▸ **INSTRUCTIONS FOR THE TASK**:
Each line in the records that mentions the word "before" needs to be listed.

▸ **LISTED ENTRIES**:
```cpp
template <class Id>
static int phase_graph_t(Ctx& c, const w2rap_edge_hint* hint) {
    constexpr Id NONE = NodeId<Id>::NONE; (void)NONE;
    hipStream_t st = c.stream;
    const uint64_t S = c.S, N = 2 * S;
    const uint64_t mask = c.tcap - 1;
    uint32_t* d_flags = nullptr;
    W2_ALLOC(d_flags, uint32_t, 8);
    W2_HIP(hipMemsetAsync(d_flags, 0, 32, st));
    Id* nxt0 = reinterpret_cast<Id*>(c.d_nbr);
    unsigned long long* rankw = nullptr; uint32_t* own = nullptr;
    W2_ALLOC(rankw, unsigned long long, N); W2_ALLOC(own, uint32_t, N);
    uint8_t *cyc = nullptr, *mid = nullptr, *is_head = nullptr;
    W2_ALLOC(cyc, uint8_t, N); W2_ALLOC(mid, uint8_t, N);
    uint32_t h_flags[4] = {0, 0, 0, 0};
    if (S) {
        LAUNCH(c, "k_links", k_links<Id>, dim3(grid_for(S)), dim3(256), 0, S, c.d_shi, c.d_slo, c.d_sctx, nxt0);
        W2_TRY(rank_resolve_t<Id>(c, N, nxt0, rankw, own, cyc, mid, d_flags, c.d_shi, c.d_slo, true));
    }
    c.release(cyc); cyc = nullptr;
    unsigned long long* d_nheads = nullptr;
    W2_ALLOC(d_nheads, unsigned long long, 1);
    W2_HIP(hipMemsetAsync(d_nheads, 0, 8, st));
    const uint64_t head_cap = S ? c.rank_ends + 1 : 1;
    Id *head_v, *edge_head; uint32_t* perm;
    uint64_t *key_hi, *key_lo, *key_tmp;
    W2_ALLOC(is_head, uint8_t, N);
    W2_ALLOC(head_v, Id, head_cap); W2_ALLOC(key_hi, uint64_t, head_cap); W2_ALLOC(key_lo, uint64_t, head_cap);
    if (S) LAUNCH(c, "k_heads", k_heads<Id>, dim3((unsigned)((S + 256 * HEADS_PER - 1) / (256 * HEADS_PER))), dim3(256), 0, S, c.d_shi, c.d_slo, nxt0, own, rankw, mid, is_head,
                              head_v, key_hi, key_lo, d_nheads, head_cap, d_flags, hint == nullptr);
    W2_HIP(hipGetLastError());
    unsigned long long E = 0;
    W2_HIP(hipMemcpyAsync(&E, d_nheads, 8, hipMemcpyDeviceToHost, st));
    W2_HIP(hipMemcpyAsync(h_flags, d_flags, 16, hipMemcpyDeviceToHost, st));
    W2_HIP(hipStreamSynchronize(st));
    W2_TRY(graph_error(c, h_flags[1]));
    if (E > head_cap) { c.err = "more canonical heads than chain ends"; return W2RAP_E_GRAPH; }
    if (E >= (1ull << 31)) { c.err = "more than 2^31 unipaths (edge ids are int, paths/long/ReadPath.h)"; return W2RAP_E_LIMIT; }
    c.E = E;
    c.release(c.d_nbr); c.d_nbr = nullptr; nxt0 = nullptr;
    c.release(mid); mid = nullptr;
    W2_ALLOC(perm, uint32_t, E); W2_ALLOC(edge_head, Id, E);
    W2_ALLOC(key_tmp, uint64_t, E);
    W2_ALLOC(c.d_edge_nk, uint32_t, E);
    if (hint) {
        if (hint->n_edges != E) {
            c.err = "edge_order_hint has " + std::to_string(hint->n_edges) + " edges, the graph has " + std::to_string(E);
            return W2RAP_E_HINT;
        }
        std::vector<uint64_t> hh(E), hl(E);
        for (uint64_t e = 0; e < E; ++e) {
            if (hint->len[e] < K) { c.err = "edge_order_hint: edge shorter than K"; return W2RAP_E_HINT; }
            const uint8_t* p = hint->packed + hint->byte_off[e];
            uint64_t hi = 0, lo = 0;
            for (unsigned t = 0; t < 30; ++t) hi = (hi << 2) | ((p[t >> 2] >> (2 * (t & 3))) & 3);
            for (unsigned t = 30; t < 60; ++t) lo = (lo << 2) | ((p[t >> 2] >> (2 * (t & 3))) & 3);
            hh[e] = hi; hl[e] = lo;
        }
        uint32_t* d_hlen = nullptr;
        W2_ALLOC(d_hlen, uint32_t, E);
        W2_HIP(hipMemcpyAsync(key_hi, hh.data(), E * 8, hipMemcpyHostToDevice, st));
        W2_HIP(hipMemcpyAsync(key_lo, hl.data(), E * 8, hipMemcpyHostToDevice, st));
        W2_HIP(hipMemcpyAsync(d_hlen, hint->len, E * 4, hipMemcpyHostToDevice, st));
        if (E) LAUNCH(c, "k_edge_from_hint", k_edge_from_hint<Id>, dim3(grid_for(E)), dim3(256), 0, E, key_hi, key_lo, d_hlen, c.d_table, mask, c.d_shi, c.d_slo, is_head,
                                  own, rankw, edge_head, c.d_edge_nk, d_flags);
        W2_HIP(hipMemcpyAsync(h_flags, d_flags, 16, hipMemcpyDeviceToHost, st));
        W2_HIP(hipStreamSynchronize(st));
        W2_TRY(graph_error(c, h_flags[1]));
        c.release(d_hlen);
    } else {
        if (E) {
            unsigned max_run = 64;
            if (test_hook("W2RAP_TEST_TIE_RUN")) max_run = (unsigned)atoi(getenv("W2RAP_TEST_TIE_RUN"));
            LAUNCH(c, "k_iota", k_iota, dim3(grid_for(E)), dim3(256), 0, E, perm);
            W2_HIP(hipMemcpyAsync(key_tmp, key_hi, E * 8, hipMemcpyDeviceToDevice, st));
            W2_TRY(sort_pairs_u64(c, key_tmp, perm, E, 0, 60));
            W2_HIP(hipMemsetAsync(d_flags + 3, 0, 4, st));
            LAUNCH(c, "k_tie_sort_lo", k_tie_sort_lo, dim3(grid_for(E)), dim3(256), 0, E, key_tmp, key_lo, perm, max_run, d_flags + 3);
            uint32_t long_run = 0;
            W2_HIP(hipMemcpyAsync(&long_run, d_flags + 3, 4, hipMemcpyDeviceToHost, st));
            W2_HIP(hipStreamSynchronize(st));
            if (long_run) {
                LAUNCH(c, "k_iota", k_iota, dim3(grid_for(E)), dim3(256), 0, E, perm);
                W2_TRY(sort_pairs_u64(c, key_lo, perm, E, 0, 60));
                LAUNCH(c, "k_gather_u64", k_gather_u64, dim3(grid_for(E)), dim3(256), 0, E, key_hi, perm, key_tmp);
                W2_TRY(sort_pairs_u64(c, key_tmp, perm, E, 0, 60));
            }
            LAUNCH(c, "k_edge_from_sorted", k_edge_from_sorted<Id>, dim3(grid_for(E)), dim3(256), 0, E, perm, head_v, own, rankw, edge_head, c.d_edge_nk);
        }
    }
    W2_HIP(hipStreamSynchronize(st));
    c.release(is_head); is_head = nullptr;
    uint32_t* d_elen = nullptr;
    W2_ALLOC(d_elen, uint32_t, E);
    W2_ALLOC(c.d_edge_off, uint64_t, E + 1);
    if (E) LAUNCH(c, "k_edge_len", k_edge_len, dim3(grid_for(E)), dim3(256), 0, E, c.d_edge_nk, d_elen);
    W2_TRY(exclusive_scan_u32_to_u64(c, d_elen, c.d_edge_off, E));
    W2_HIP(hipMemcpyAsync(&c.edge_bases, c.d_edge_off + E, 8, hipMemcpyDeviceToHost, st));
    W2_HIP(hipStreamSynchronize(st));
    W2_ALLOC(c.d_edge_codes, uint8_t, c.edge_bases + 64);
    {
        const char* iv = getenv("W2RAP_PATH_INDEX");
        c.use_index = iv && atoi(iv) != 0;
    }
    if (c.d_srec) { c.release(c.d_srec); c.d_srec = nullptr; }
    if (!c.use_index) W2_ALLOC(c.d_srec, KRec, S);
    if (S) LAUNCH(c, "k_assign", k_assign<Id>, dim3(grid_for(S)), dim3(256), 0, S, c.d_shi, c.d_slo, own, rankw,
                              c.d_edge_off, c.d_srec, c.d_edge_codes, d_flags);
    W2_HIP(hipStreamSynchronize(st));
    c.release(rankw); c.release(own); rankw = nullptr; own = nullptr;
    for (void* p : {(void*)d_nheads, (void*)head_v, (void*)perm, (void*)edge_head, (void*)key_hi, (void*)key_lo, (void*)key_tmp, (void*)d_elen, (void*)d_flags})
        c.release(p);
    return graph_finish(c);
}

int phase_graph(Ctx& c, const w2rap_edge_hint* hint) {
    if (!c.counted) { c.err = "build_graph called before count_kmers"; return W2RAP_E_STATE; }
    if (!c.d_nbr && c.S) { c.err = "build_graph: the neighbour links of this count have been consumed; call count_kmers again"; return W2RAP_E_STATE; }
    c.graphed = false;
    return c.wide_ids ? phase_graph_t<uint64_t>(c, hint) : phase_graph_t<uint32_t>(c, hint);
}

}
```

### w2rap_contigger_amd/csrc/step2_prims.hip

```cpp
#include <algorithm>
#include <cstring>
#include <vector>
#include <rocprim/rocprim.hpp>
#include "ctx.h"

namespace w2 {

static void* tmp_alloc(Ctx& c, size_t bytes) { return c.alloc<uint8_t>(bytes ? bytes : 16, false); }

constexpr unsigned SCAN_THREADS = 256, SCAN_ITEMS = 16, SCAN_TILE = SCAN_THREADS * SCAN_ITEMS;
constexpr unsigned long long ST_EMPTY = 0, ST_AGG = 1ull << 62, ST_PREFIX = 2ull << 62, ST_VAL = (1ull << 62) - 1;

struct OpPlus { __device__ static inline uint64_t id() { return 0; } __device__ static inline uint64_t f(uint64_t a, uint64_t b) { return a + b; } };
struct OpMax { __device__ static inline uint64_t id() { return 0; } __device__ static inline uint64_t f(uint64_t a, uint64_t b) { return a > b ? a : b; } };

__device__ inline bool load16_u32(const uint32_t* q, uint32_t (&t)[16]) {
    if ((uintptr_t)q & 15) return false;
    const uint4* q4 = reinterpret_cast<const uint4*>(q);
#pragma unroll
    for (unsigned k = 0; k < 4; ++k) { const uint4 w = q4[k]; t[4 * k] = w.x; t[4 * k + 1] = w.y; t[4 * k + 2] = w.z; t[4 * k + 3] = w.w; }
    return true;
}
struct InU32 {
    const uint32_t* p;
// ... 144 lines not shown
int inclusive_max_scan_u32(Ctx& c, const uint32_t* in, uint32_t* out, uint64_t n) { return run_scan<InU32, OpMax, uint32_t, false>(c, InU32{in}, out, n, c.stream); }

__global__ void __launch_bounds__(256) k_max_u32(const uint32_t* __restrict__ in, uint64_t n, uint32_t* __restrict__ out) {
    uint32_t m = 0;
    for (uint64_t i = (uint64_t)blockIdx.x * blockDim.x + threadIdx.x; i < n; i += (uint64_t)gridDim.x * blockDim.x) m = max(m, in[i]);
    for (int d = 32; d > 0; d >>= 1) m = max(m, (uint32_t)__shfl_down((int)m, d));
    if ((threadIdx.x & 63) == 0 && m) atomicMax(out, m);
}
int max_u32(Ctx& c, const uint32_t* in, uint64_t n, uint32_t* result) {
    *result = 0;
    if (!n) return 0;
    uint32_t* d_out = c.alloc<uint32_t>(1, false);
    if (!d_out) return W2RAP_E_HIP;
    W2_HIP(hipMemsetAsync(d_out, 0, 4, c.stream));
    const unsigned grid = (unsigned)std::min<uint64_t>((n + 255) / 256, (uint64_t)c.sm_count * 8);
    hipLaunchKernelGGL(k_max_u32, dim3(grid), dim3(256), 0, c.stream, in, n, d_out);
    W2_HIP(hipMemcpyAsync(result, d_out, sizeof(uint32_t), hipMemcpyDeviceToHost, c.stream));
    W2_HIP(hipStreamSynchronize(c.stream));
    c.release(d_out);
    return 0;
}

constexpr unsigned RS_THREADS = 256, RS_ITEMS = 8, RS_TILE = RS_THREADS * RS_ITEMS, RS_BITS = 8, RS_DIGITS = 1u << RS_BITS, RS_MAXPASS = 8;
static_assert(RS_DIGITS == RS_THREADS, "thread = digit in the look-back");
__global__ void __launch_bounds__(RS_THREADS) k_rs_totals(const uint64_t* __restrict__ keys, uint64_t n, int begin_bit, int end_bit, unsigned long long* __restrict__ tot) {
    __shared__ uint32_t s_h[RS_MAXPASS][RS_DIGITS];
    const unsigned tid = threadIdx.x;
    for (unsigned p = 0; p < RS_MAXPASS; ++p) s_h[p][tid] = 0;
    __syncthreads();
    for (uint64_t i = (uint64_t)blockIdx.x * blockDim.x + tid; i < n; i += (uint64_t)gridDim.x * blockDim.x) {
        const uint64_t k = keys[i];
        unsigned p = 0;
        for (int sh = begin_bit; sh < end_bit; sh += RS_BITS, ++p) atomicAdd(&s_h[p][(k >> sh) & ((1u << min(RS_BITS, (unsigned)(end_bit - sh))) - 1u)], 1u);
    }
    __syncthreads();
    for (unsigned p = 0; p < RS_MAXPASS; ++p) if (s_h[p][tid]) atomicAdd(&tot[p * RS_DIGITS + tid], (unsigned long long)s_h[p][tid]);
}
__global__ void __launch_bounds__(RS_THREADS) k_rs_onesweep(const uint64_t* __restrict__ keys, const uint32_t* __restrict__ vals, uint64_t n, unsigned shift, unsigned dmask,
                                                             const unsigned long long* __restrict__ tot ,
                                                             unsigned long long* __restrict__ status , unsigned long long* __restrict__ ticket,
                                                             uint64_t* __restrict__ kout, uint32_t* __restrict__ vout) {
    __shared__ uint32_t s_run[RS_DIGITS];
    __shared__ uint32_t s_cnt[RS_THREADS / 64][RS_DIGITS];
    __shared__ unsigned long long s_base[RS_DIGITS];
    __shared__ unsigned long long s_scan[RS_THREADS / 64];
    __shared__ unsigned long long s_tile;
    const unsigned tid = threadIdx.x, lane = tid & 63, wv = tid >> 6;
    if (tid == 0) s_tile = atomicAdd(ticket, 1ull);
    s_run[tid] = 0;
    __syncthreads();
    const uint64_t blk = s_tile, base = blk * RS_TILE;
    uint64_t key[RS_ITEMS]; uint32_t rank[RS_ITEMS];
#pragma unroll
    for (unsigned j = 0; j < RS_ITEMS; ++j) {
#pragma unroll
        for (unsigned w = 0; w < RS_THREADS / 64; ++w) s_cnt[w][tid] = 0;
        __syncthreads();
        const uint64_t i = base + (uint64_t)j * RS_THREADS + tid;
        const bool live = i < n;
        key[j] = live ? keys[i] : 0;
        const unsigned d = (unsigned)(key[j] >> shift) & dmask;
        unsigned long long peers = __ballot(live);
#pragma unroll
        for (unsigned b = 0; b < RS_BITS; ++b) {
            const unsigned long long m = __ballot((d >> b) & 1u);
            peers &= ((d >> b) & 1u) ? m : ~m;
        }
        const unsigned before = (unsigned)__builtin_popcountll(peers & ((1ull << lane) - 1));
        if (live && before == 0) s_cnt[wv][d] = (unsigned)__builtin_popcountll(peers);
        __syncthreads();
        unsigned off = s_run[d];
        for (unsigned w = 0; w < wv; ++w) off += s_cnt[w][d];
        rank[j] = off + before;
        __syncthreads();
        {
            uint32_t add = 0;
#pragma unroll
            for (unsigned w = 0; w < RS_THREADS / 64; ++w) add += s_cnt[w][tid];
            s_run[tid] += add;
        }
        __syncthreads();
    }
    {
        const unsigned long long t = tot[tid];
        unsigned long long incl = t;
#pragma unroll
        for (int dd = 1; dd < 64; dd <<= 1) { const unsigned long long o = __shfl_up(incl, dd); if ((int)lane >= dd) incl += o; }
        if (lane == 63) s_scan[wv] = incl;
        __syncthreads();
        unsigned long long wbase = 0;
        for (unsigned w = 0; w < wv; ++w) wbase += s_scan[w];
        const unsigned long long below = wbase + incl - t;
        const unsigned long long mine = s_run[tid];
        unsigned long long* st = status + blk * RS_DIGITS;
        unsigned long long excl = 0;
        if (blk == 0) __hip_atomic_store(&st[tid], ST_PREFIX | mine, __ATOMIC_RELAXED, __HIP_MEMORY_SCOPE_AGENT);
        else {
            __hip_atomic_store(&st[tid], ST_AGG | mine, __ATOMIC_RELAXED, __HIP_MEMORY_SCOPE_AGENT);
            for (uint64_t p = blk; p-- > 0;) {
                unsigned long long sv;
                do { sv = __hip_atomic_load(&status[p * RS_DIGITS + tid], __ATOMIC_RELAXED, __HIP_MEMORY_SCOPE_AGENT); } while ((sv >> 62) == 0);
                excl += sv & ST_VAL;
                if ((sv >> 62) == 2) break;
            }
            __hip_atomic_store(&st[tid], ST_PREFIX | (excl + mine), __ATOMIC_RELAXED, __HIP_MEMORY_SCOPE_AGENT);
        }
        s_base[tid] = below + excl;
    }
    __syncthreads();
#pragma unroll
    for (unsigned j = 0; j < RS_ITEMS; ++j) {
        const uint64_t i = base + (uint64_t)j * RS_THREADS + tid;
        if (i < n) {
            const unsigned d = (unsigned)(key[j] >> shift) & dmask;
            const unsigned long long pos = s_base[d] + rank[j];
            kout[pos] = key[j]; vout[pos] = vals[i];
        }
    }
}

int own_sort_pairs(Ctx& c, uint64_t* keys, uint32_t* vals, uint64_t n, int begin_bit, int end_bit) {
    hipStream_t st = c.stream;
    if (end_bit - begin_bit > (int)(RS_BITS * RS_MAXPASS)) { c.err = "sort: more than 64 key bits"; return W2RAP_E_ARG; }
    const unsigned nblocks = (unsigned)((n + RS_TILE - 1) / RS_TILE);
    const unsigned npass = (unsigned)((end_bit - begin_bit + RS_BITS - 1) / RS_BITS);
    uint64_t* k2 = c.alloc<uint64_t>(n, false);
    uint32_t* v2 = c.alloc<uint32_t>(n, false);
    const uint64_t nstat = (uint64_t)nblocks * RS_DIGITS + 1;
    unsigned long long* work = c.alloc<unsigned long long>(RS_MAXPASS * RS_DIGITS + npass * nstat, false);
    if (!k2 || !v2 || !work) return W2RAP_E_HIP;
    unsigned long long* tot = work; unsigned long long* stat = work + RS_MAXPASS * RS_DIGITS;
    W2_HIP(hipMemsetAsync(work, 0, (RS_MAXPASS * RS_DIGITS + npass * nstat) * 8, st));
    uint64_t *ka = keys, *kb = k2; uint32_t *va = vals, *vb = v2;
    c.pbegin("k_radix_sort_pairs");
    hipLaunchKernelGGL(k_rs_totals, dim3(std::min<unsigned>(nblocks, (unsigned)c.sm_count * 4)), dim3(RS_THREADS), 0, st, (const uint64_t*)keys, n, begin_bit, end_bit, tot);
    unsigned p = 0;
    for (int shift = begin_bit; shift < end_bit; shift += RS_BITS, ++p) {
        const unsigned dmask = (1u << std::min<int>(RS_BITS, end_bit - shift)) - 1u;
        hipLaunchKernelGGL(k_rs_onesweep, dim3(nblocks), dim3(RS_THREADS), 0, st, (const uint64_t*)ka, (const uint32_t*)va, n, (unsigned)shift, dmask,
                           (const unsigned long long*)(tot + p * RS_DIGITS), stat + p * nstat, stat + p * nstat + (nstat - 1), kb, vb);
        std::swap(ka, kb); std::swap(va, vb);
    }
    if (ka != keys) {
        W2_HIP(hipMemcpyAsync(keys, ka, n * sizeof(uint64_t), hipMemcpyDeviceToDevice, st));
        W2_HIP(hipMemcpyAsync(vals, va, n * sizeof(uint32_t), hipMemcpyDeviceToDevice, st));
    }
    c.pend();
    W2_HIP(hipGetLastError());
    W2_HIP(hipStreamSynchronize(st));
    c.release(k2); c.release(v2); c.release(work);
    return 0;
}

int sort_pairs_u64(Ctx& c, uint64_t* keys, uint32_t* vals, uint64_t n, int begin_bit, int end_bit) {
    if (n < 2 || end_bit <= begin_bit) return 0;
    if (n <= (1ull << 24) && !getenv("W2RAP_ROCPRIM_SORT")) return own_sort_pairs(c, keys, vals, n, begin_bit, end_bit);
    uint64_t* k2 = c.alloc<uint64_t>(n, false);
    uint32_t* v2 = c.alloc<uint32_t>(n, false);
    if (!k2 || !v2) return W2RAP_E_HIP;
    size_t tmp_bytes = 0;
    W2_HIP(rocprim::radix_sort_pairs(nullptr, tmp_bytes, keys, k2, vals, v2, n, begin_bit, end_bit, c.stream));
    void* tmp = tmp_alloc(c, tmp_bytes);
    if (!tmp) return W2RAP_E_HIP;
    c.pbegin("rocprim_radix_sort_pairs");
    W2_HIP(rocprim::radix_sort_pairs(tmp, tmp_bytes, keys, k2, vals, v2, n, begin_bit, end_bit, c.stream));
    W2_HIP(hipMemcpyAsync(keys, k2, n * sizeof(uint64_t), hipMemcpyDeviceToDevice, c.stream));
    W2_HIP(hipMemcpyAsync(vals, v2, n * sizeof(uint32_t), hipMemcpyDeviceToDevice, c.stream));
    c.pend();
    W2_HIP(hipStreamSynchronize(c.stream));
    c.release(tmp); c.release(k2); c.release(v2);
    return 0;
}

}
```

▸ **ANSWER AREA**:
    if (!c.counted) { c.err = "build_graph called before count_kmers"; return W2RAP_E_STATE; }
        const unsigned before = (unsigned)__builtin_popcountll(peers & ((1ull << lane) - 1));
        if (live && before == 0) s_cnt[wv][d] = (unsigned)__builtin_popcountll(peers);
        rank[j] = off + before;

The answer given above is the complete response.